(Dataset excerpts)
########

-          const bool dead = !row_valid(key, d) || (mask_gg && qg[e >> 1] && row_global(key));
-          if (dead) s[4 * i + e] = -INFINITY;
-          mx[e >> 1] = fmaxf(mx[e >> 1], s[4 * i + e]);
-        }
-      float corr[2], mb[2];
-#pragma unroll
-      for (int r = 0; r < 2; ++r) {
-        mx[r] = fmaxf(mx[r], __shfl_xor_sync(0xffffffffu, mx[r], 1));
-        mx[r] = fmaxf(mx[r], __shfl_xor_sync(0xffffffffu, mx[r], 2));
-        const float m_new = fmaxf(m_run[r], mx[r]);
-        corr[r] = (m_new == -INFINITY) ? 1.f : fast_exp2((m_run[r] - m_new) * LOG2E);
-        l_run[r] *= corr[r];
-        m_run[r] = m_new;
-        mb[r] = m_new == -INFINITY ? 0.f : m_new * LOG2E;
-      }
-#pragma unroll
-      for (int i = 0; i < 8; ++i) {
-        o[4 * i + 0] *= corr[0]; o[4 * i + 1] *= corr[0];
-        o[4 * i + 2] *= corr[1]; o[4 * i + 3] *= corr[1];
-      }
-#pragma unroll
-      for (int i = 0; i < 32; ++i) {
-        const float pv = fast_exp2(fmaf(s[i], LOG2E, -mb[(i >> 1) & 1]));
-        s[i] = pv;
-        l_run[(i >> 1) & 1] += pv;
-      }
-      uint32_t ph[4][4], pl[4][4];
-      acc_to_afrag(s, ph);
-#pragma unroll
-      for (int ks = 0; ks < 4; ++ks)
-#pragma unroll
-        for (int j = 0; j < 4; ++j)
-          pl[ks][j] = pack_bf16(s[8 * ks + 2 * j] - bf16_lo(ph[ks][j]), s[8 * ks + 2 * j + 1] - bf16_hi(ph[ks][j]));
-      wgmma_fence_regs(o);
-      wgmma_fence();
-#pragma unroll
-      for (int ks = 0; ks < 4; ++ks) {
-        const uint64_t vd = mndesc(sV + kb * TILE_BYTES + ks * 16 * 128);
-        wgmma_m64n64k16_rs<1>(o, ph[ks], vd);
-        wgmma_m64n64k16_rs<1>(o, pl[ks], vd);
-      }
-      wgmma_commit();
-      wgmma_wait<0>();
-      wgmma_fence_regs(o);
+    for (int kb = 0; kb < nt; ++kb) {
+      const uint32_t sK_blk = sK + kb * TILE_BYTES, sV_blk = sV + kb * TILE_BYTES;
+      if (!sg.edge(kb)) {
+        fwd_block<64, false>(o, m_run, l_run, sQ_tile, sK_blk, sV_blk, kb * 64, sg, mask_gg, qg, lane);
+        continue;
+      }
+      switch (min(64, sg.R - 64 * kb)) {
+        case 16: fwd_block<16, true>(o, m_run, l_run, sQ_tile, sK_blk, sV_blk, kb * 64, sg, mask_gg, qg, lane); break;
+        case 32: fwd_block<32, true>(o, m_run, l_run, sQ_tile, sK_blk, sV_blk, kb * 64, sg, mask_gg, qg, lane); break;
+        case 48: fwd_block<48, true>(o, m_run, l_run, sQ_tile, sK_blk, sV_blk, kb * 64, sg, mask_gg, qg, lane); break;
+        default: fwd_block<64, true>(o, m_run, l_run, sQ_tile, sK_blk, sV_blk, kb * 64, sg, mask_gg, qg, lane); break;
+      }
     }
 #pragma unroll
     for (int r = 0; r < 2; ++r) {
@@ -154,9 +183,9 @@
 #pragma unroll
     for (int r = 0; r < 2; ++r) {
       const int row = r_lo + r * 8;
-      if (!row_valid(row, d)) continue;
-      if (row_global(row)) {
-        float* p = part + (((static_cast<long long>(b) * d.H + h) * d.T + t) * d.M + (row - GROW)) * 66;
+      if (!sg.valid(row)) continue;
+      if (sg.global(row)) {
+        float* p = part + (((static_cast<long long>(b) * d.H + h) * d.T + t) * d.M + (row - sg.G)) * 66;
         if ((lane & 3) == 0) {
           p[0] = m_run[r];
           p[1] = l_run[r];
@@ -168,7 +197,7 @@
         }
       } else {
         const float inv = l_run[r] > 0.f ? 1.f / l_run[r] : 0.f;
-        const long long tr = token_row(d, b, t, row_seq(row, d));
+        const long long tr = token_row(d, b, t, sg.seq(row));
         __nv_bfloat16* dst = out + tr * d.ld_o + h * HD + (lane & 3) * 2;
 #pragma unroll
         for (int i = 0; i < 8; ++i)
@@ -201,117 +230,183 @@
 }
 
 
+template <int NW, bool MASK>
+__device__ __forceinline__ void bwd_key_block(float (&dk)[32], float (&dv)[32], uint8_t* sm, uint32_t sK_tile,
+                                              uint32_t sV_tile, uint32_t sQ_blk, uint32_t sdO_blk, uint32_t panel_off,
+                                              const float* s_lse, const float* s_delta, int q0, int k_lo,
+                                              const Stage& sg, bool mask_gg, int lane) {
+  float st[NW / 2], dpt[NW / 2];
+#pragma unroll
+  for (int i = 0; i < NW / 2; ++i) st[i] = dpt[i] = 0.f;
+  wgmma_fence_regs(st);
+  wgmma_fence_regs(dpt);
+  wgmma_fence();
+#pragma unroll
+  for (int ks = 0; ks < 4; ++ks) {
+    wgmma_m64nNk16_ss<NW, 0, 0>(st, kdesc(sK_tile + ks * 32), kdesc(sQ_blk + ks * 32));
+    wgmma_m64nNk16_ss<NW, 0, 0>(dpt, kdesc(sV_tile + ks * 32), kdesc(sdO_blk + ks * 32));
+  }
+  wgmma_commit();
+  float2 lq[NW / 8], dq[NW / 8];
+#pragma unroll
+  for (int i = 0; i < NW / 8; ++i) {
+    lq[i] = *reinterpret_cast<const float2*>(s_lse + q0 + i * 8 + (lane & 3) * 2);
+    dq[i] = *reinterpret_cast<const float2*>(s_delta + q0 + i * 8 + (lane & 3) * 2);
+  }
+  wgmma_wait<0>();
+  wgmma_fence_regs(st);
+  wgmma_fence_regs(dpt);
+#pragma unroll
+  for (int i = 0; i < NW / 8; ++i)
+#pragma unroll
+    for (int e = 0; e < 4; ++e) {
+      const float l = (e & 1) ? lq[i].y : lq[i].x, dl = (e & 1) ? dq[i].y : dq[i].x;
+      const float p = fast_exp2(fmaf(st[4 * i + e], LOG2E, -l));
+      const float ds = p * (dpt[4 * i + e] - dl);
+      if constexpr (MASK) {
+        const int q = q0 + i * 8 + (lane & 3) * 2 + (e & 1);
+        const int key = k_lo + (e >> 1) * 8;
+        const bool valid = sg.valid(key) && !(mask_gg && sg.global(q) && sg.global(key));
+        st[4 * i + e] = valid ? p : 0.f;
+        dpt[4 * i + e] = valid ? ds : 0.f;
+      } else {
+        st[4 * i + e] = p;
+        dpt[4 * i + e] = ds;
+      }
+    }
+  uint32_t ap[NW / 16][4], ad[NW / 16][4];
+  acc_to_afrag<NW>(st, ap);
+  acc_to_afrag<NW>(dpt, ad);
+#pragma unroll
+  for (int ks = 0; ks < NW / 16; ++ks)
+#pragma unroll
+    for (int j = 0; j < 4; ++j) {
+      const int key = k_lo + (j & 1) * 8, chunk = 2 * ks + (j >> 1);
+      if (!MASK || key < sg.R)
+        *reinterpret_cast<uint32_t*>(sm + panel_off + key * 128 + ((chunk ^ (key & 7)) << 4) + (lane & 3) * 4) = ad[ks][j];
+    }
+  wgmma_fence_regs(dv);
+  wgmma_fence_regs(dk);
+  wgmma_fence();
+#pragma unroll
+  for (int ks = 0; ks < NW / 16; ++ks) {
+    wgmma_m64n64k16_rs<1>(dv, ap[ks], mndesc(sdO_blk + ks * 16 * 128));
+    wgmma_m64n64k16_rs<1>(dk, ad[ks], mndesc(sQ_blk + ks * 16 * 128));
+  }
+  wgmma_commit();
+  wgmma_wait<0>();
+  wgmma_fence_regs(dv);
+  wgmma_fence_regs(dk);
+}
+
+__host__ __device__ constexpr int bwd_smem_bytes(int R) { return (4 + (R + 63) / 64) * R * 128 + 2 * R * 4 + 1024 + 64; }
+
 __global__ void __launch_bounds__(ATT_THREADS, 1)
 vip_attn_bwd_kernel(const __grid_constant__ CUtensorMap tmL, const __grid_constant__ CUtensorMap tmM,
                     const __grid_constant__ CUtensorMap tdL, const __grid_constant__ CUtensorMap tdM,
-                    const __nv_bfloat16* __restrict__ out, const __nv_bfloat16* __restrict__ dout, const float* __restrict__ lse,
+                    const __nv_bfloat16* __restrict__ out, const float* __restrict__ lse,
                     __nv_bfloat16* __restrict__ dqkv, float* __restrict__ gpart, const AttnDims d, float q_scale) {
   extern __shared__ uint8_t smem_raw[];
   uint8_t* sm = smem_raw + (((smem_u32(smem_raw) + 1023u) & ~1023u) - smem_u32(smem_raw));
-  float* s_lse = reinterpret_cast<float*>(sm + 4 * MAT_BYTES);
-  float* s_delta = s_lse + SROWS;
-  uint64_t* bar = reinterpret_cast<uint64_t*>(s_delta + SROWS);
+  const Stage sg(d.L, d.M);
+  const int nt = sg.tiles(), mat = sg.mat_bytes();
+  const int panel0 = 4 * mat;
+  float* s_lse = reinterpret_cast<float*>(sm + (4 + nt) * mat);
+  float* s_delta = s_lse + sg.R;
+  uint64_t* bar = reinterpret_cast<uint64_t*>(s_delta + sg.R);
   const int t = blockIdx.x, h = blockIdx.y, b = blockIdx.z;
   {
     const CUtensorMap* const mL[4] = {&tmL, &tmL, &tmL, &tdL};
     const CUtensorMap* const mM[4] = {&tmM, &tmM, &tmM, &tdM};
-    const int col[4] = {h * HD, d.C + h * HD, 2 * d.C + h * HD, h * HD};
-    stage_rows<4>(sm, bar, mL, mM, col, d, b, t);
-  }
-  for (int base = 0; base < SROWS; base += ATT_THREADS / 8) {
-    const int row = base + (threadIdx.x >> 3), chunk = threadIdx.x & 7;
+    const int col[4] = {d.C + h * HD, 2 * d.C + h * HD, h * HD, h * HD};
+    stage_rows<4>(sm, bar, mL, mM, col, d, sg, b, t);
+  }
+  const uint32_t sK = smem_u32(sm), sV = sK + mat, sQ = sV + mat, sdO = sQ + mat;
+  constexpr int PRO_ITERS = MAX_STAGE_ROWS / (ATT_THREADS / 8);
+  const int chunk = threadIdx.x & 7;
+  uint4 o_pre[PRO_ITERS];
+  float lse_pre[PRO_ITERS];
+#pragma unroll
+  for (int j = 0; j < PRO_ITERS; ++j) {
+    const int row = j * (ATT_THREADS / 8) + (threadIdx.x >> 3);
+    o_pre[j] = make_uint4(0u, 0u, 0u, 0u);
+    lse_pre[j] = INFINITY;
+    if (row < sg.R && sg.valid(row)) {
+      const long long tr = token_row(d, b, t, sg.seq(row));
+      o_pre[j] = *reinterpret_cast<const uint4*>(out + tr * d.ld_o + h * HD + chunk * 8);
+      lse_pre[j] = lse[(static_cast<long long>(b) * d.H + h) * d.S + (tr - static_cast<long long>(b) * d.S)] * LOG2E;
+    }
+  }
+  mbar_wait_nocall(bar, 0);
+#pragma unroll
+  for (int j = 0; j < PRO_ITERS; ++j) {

########

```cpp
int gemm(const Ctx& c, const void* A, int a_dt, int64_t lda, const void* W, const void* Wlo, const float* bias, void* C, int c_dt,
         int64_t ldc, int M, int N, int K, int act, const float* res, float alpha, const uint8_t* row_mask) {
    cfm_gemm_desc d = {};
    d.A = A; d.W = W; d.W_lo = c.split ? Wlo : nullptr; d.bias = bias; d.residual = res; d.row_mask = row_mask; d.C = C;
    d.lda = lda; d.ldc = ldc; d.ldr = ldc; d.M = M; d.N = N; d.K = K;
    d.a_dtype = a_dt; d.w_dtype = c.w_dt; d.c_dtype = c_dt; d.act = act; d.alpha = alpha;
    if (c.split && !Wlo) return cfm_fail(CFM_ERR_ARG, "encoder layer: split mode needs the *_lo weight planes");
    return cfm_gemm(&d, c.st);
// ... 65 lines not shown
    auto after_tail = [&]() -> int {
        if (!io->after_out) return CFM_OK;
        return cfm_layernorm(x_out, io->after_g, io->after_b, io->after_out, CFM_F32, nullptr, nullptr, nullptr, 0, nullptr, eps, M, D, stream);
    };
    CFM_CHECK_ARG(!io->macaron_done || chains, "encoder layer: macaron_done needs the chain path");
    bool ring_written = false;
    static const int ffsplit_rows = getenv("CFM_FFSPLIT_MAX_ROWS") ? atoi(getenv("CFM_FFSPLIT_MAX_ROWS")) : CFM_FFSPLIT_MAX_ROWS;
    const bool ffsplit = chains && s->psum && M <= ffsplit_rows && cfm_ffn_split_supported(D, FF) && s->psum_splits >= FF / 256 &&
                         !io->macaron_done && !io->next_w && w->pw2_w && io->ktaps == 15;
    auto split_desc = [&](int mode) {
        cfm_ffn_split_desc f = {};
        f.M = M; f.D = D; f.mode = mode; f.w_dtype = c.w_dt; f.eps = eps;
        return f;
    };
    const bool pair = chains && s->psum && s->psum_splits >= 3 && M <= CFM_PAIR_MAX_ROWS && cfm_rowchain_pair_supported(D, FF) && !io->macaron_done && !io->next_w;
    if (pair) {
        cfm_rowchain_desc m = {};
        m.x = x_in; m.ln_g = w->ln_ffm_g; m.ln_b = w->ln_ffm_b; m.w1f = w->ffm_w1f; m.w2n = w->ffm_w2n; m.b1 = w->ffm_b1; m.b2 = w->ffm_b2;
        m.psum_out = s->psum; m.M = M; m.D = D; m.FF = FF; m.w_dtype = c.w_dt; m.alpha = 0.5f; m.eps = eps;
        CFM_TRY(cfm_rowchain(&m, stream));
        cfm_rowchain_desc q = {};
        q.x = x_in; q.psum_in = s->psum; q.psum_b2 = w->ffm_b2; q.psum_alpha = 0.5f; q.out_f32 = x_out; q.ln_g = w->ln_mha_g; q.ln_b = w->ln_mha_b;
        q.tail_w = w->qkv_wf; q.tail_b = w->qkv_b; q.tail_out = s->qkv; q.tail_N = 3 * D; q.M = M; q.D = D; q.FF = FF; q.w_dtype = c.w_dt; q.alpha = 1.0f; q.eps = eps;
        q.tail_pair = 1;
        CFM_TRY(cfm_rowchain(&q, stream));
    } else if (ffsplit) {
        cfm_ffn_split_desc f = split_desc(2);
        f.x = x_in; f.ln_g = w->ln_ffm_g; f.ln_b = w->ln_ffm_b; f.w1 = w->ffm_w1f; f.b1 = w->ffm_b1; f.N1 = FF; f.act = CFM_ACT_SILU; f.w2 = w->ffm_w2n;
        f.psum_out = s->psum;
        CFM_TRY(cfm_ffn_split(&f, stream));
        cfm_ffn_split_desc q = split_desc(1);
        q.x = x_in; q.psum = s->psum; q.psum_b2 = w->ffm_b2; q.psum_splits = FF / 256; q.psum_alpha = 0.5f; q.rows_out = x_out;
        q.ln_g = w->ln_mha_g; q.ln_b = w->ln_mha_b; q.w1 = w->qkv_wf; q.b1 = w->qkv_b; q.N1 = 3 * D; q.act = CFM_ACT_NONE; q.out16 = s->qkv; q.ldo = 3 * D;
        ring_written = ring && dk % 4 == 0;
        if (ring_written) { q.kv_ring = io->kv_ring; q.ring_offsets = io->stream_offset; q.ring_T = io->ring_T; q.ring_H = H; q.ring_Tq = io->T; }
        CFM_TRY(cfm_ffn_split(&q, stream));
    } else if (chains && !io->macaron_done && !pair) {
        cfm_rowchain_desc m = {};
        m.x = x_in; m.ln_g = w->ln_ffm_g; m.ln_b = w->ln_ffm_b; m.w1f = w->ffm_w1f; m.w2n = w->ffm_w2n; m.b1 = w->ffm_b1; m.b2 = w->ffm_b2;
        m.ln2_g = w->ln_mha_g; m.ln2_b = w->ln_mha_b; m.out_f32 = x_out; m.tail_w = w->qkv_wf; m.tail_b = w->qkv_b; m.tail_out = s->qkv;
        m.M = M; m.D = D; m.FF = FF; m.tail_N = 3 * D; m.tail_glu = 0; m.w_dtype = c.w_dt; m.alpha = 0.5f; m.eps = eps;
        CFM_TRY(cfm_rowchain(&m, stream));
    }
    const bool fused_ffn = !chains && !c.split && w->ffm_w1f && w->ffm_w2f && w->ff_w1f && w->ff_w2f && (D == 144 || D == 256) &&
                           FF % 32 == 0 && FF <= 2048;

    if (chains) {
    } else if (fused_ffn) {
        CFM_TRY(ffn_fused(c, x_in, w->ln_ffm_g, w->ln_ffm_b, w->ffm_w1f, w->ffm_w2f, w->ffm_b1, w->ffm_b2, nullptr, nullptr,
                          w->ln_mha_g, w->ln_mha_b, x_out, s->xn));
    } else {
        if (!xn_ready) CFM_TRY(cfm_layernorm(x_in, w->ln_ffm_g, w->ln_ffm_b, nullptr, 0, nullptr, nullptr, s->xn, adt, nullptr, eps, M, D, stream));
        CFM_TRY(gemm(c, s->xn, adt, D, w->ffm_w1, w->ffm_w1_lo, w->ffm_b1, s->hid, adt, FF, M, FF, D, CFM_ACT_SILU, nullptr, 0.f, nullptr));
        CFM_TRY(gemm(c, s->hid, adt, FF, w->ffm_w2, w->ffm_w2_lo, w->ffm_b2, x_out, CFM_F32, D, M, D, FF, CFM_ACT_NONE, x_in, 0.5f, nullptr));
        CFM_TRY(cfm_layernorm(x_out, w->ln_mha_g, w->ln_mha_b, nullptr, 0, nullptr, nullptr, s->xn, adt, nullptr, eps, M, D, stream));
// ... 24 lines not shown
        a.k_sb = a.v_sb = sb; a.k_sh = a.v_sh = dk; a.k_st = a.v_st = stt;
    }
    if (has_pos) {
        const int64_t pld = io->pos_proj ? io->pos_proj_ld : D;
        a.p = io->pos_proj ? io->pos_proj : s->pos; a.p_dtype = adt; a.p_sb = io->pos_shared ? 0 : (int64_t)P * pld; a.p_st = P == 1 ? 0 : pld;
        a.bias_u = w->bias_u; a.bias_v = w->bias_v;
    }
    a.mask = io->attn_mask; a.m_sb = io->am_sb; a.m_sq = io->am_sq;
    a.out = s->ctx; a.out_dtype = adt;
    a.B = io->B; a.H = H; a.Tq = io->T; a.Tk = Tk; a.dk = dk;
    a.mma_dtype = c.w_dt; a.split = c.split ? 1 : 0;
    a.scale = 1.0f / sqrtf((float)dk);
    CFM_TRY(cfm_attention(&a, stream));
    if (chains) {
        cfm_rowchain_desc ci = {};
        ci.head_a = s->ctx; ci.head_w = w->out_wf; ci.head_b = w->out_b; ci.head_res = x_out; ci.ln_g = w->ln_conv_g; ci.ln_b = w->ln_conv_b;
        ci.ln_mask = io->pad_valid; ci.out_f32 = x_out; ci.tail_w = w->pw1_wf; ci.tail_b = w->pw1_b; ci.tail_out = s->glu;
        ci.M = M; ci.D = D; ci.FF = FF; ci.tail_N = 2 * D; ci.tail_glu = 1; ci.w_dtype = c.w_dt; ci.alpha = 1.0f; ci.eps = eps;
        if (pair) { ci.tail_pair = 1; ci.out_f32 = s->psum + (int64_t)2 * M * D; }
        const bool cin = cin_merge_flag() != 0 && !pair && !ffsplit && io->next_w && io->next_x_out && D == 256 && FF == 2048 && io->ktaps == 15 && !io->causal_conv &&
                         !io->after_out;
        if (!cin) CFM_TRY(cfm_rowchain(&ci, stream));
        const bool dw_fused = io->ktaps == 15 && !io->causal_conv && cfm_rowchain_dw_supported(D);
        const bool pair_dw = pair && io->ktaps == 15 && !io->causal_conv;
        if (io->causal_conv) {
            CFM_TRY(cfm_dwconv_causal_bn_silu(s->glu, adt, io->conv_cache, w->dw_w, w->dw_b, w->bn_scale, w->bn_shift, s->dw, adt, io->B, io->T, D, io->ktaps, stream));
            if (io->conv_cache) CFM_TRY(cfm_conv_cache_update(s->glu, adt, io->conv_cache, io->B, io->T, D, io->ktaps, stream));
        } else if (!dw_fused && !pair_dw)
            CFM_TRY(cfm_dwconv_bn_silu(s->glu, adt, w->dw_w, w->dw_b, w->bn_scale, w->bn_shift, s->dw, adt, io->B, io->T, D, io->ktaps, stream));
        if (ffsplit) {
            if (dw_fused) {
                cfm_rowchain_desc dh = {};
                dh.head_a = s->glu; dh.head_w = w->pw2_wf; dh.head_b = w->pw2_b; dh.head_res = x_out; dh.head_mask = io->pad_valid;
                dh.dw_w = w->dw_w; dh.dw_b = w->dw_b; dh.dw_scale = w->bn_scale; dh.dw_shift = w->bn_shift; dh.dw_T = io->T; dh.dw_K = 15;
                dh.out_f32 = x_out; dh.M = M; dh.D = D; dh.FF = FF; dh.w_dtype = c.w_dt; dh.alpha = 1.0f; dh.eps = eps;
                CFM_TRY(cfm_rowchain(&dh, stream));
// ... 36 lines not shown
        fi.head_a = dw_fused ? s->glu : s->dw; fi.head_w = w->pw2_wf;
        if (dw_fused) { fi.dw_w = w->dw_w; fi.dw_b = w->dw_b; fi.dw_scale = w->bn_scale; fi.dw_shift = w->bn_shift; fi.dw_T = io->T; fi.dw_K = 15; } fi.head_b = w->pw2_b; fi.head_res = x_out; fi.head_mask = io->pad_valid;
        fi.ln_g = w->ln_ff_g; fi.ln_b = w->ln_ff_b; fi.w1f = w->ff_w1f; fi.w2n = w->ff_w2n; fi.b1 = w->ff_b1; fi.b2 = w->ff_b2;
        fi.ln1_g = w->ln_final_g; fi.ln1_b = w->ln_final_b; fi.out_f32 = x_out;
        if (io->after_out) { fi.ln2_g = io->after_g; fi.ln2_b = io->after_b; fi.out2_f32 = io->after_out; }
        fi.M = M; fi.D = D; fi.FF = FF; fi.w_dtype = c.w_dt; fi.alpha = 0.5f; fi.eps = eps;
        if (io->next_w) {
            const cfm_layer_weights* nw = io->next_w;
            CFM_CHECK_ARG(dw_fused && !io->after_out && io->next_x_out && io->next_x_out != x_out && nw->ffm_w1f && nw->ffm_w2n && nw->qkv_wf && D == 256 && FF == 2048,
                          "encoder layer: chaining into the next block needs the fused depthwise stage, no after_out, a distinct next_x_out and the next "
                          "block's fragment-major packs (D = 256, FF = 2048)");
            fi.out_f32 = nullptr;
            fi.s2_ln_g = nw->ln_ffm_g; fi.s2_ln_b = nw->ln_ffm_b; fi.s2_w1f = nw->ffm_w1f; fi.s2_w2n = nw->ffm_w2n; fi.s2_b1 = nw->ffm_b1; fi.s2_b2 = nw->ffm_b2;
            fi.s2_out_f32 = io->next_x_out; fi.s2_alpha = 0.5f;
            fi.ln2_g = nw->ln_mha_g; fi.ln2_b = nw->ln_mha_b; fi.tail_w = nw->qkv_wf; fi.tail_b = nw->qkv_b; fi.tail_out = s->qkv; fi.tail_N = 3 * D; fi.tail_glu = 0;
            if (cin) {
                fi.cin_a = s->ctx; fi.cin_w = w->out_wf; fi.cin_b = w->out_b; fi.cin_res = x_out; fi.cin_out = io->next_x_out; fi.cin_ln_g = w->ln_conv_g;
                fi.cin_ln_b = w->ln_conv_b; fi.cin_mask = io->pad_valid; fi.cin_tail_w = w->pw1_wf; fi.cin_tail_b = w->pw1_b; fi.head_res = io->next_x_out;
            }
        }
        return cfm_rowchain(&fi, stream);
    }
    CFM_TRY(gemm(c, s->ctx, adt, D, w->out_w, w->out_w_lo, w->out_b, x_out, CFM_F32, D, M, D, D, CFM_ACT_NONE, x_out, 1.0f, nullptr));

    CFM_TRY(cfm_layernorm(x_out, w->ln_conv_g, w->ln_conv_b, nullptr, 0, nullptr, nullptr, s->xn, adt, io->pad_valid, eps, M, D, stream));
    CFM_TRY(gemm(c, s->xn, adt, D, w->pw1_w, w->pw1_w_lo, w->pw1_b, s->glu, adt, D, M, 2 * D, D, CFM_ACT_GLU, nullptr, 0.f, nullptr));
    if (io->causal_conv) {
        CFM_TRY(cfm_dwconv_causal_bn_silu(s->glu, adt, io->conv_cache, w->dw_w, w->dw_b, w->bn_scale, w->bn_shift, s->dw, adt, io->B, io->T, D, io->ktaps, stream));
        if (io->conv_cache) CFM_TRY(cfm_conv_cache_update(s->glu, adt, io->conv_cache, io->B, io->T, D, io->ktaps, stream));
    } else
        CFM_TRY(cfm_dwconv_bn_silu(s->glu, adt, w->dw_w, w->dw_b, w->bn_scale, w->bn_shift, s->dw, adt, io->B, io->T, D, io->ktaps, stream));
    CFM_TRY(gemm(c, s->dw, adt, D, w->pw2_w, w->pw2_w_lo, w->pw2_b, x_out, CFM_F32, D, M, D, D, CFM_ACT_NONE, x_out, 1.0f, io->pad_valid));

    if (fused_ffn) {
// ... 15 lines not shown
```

########

**Assignment:**
Only one stretch of the entries above is wanted: the lines from the one containing "const int q" through the one containing "const __grid_constant__ CUtensorMap tdL, const". Please reproduce it exactly.

**Response to the exercise:**
+        const int q = q0 + i * 8 + (lane & 3) * 2 + (e & 1);
+        const int key = k_lo + (e >> 1) * 8;
+        const bool valid = sg.valid(key) && !(mask_gg && sg.global(q) && sg.global(key));
+        st[4 * i + e] = valid ? p : 0.f;
+        dpt[4 * i + e] = valid ? ds : 0.f;
+      } else {
+        st[4 * i + e] = p;
+        dpt[4 * i + e] = ds;
+      }
+    }
+  uint32_t ap[NW / 16][4], ad[NW / 16][4];
+  acc_to_afrag<NW>(st, ap);
+  acc_to_afrag<NW>(dpt, ad);
+#pragma unroll
+  for (int ks = 0; ks < NW / 16; ++ks)
+#pragma unroll
+    for (int j = 0; j < 4; ++j) {
+      const int key = k_lo + (j & 1) * 8, chunk = 2 * ks + (j >> 1);
+      if (!MASK || key < sg.R)
+        *reinterpret_cast<uint32_t*>(sm + panel_off + key * 128 + ((chunk ^ (key & 7)) << 4) + (lane & 3) * 4) = ad[ks][j];
+    }
+  wgmma_fence_regs(dv);
+  wgmma_fence_regs(dk);
+  wgmma_fence();
+#pragma unroll
+  for (int ks = 0; ks < NW / 16; ++ks) {
+    wgmma_m64n64k16_rs<1>(dv, ap[ks], mndesc(sdO_blk + ks * 16 * 128));
+    wgmma_m64n64k16_rs<1>(dk, ad[ks], mndesc(sQ_blk + ks * 16 * 128));
+  }
+  wgmma_commit();
+  wgmma_wait<0>();
+  wgmma_fence_regs(dv);
+  wgmma_fence_regs(dk);
+}
+
+__host__ __device__ constexpr int bwd_smem_bytes(int R) { return (4 + (R + 63) / 64) * R * 128 + 2 * R * 4 + 1024 + 64; }
+
 __global__ void __launch_bounds__(ATT_THREADS, 1)
 vip_attn_bwd_kernel(const __grid_constant__ CUtensorMap tmL, const __grid_constant__ CUtensorMap tmM,
                     const __grid_constant__ CUtensorMap tdL, const __grid_constant__ CUtensorMap tdM,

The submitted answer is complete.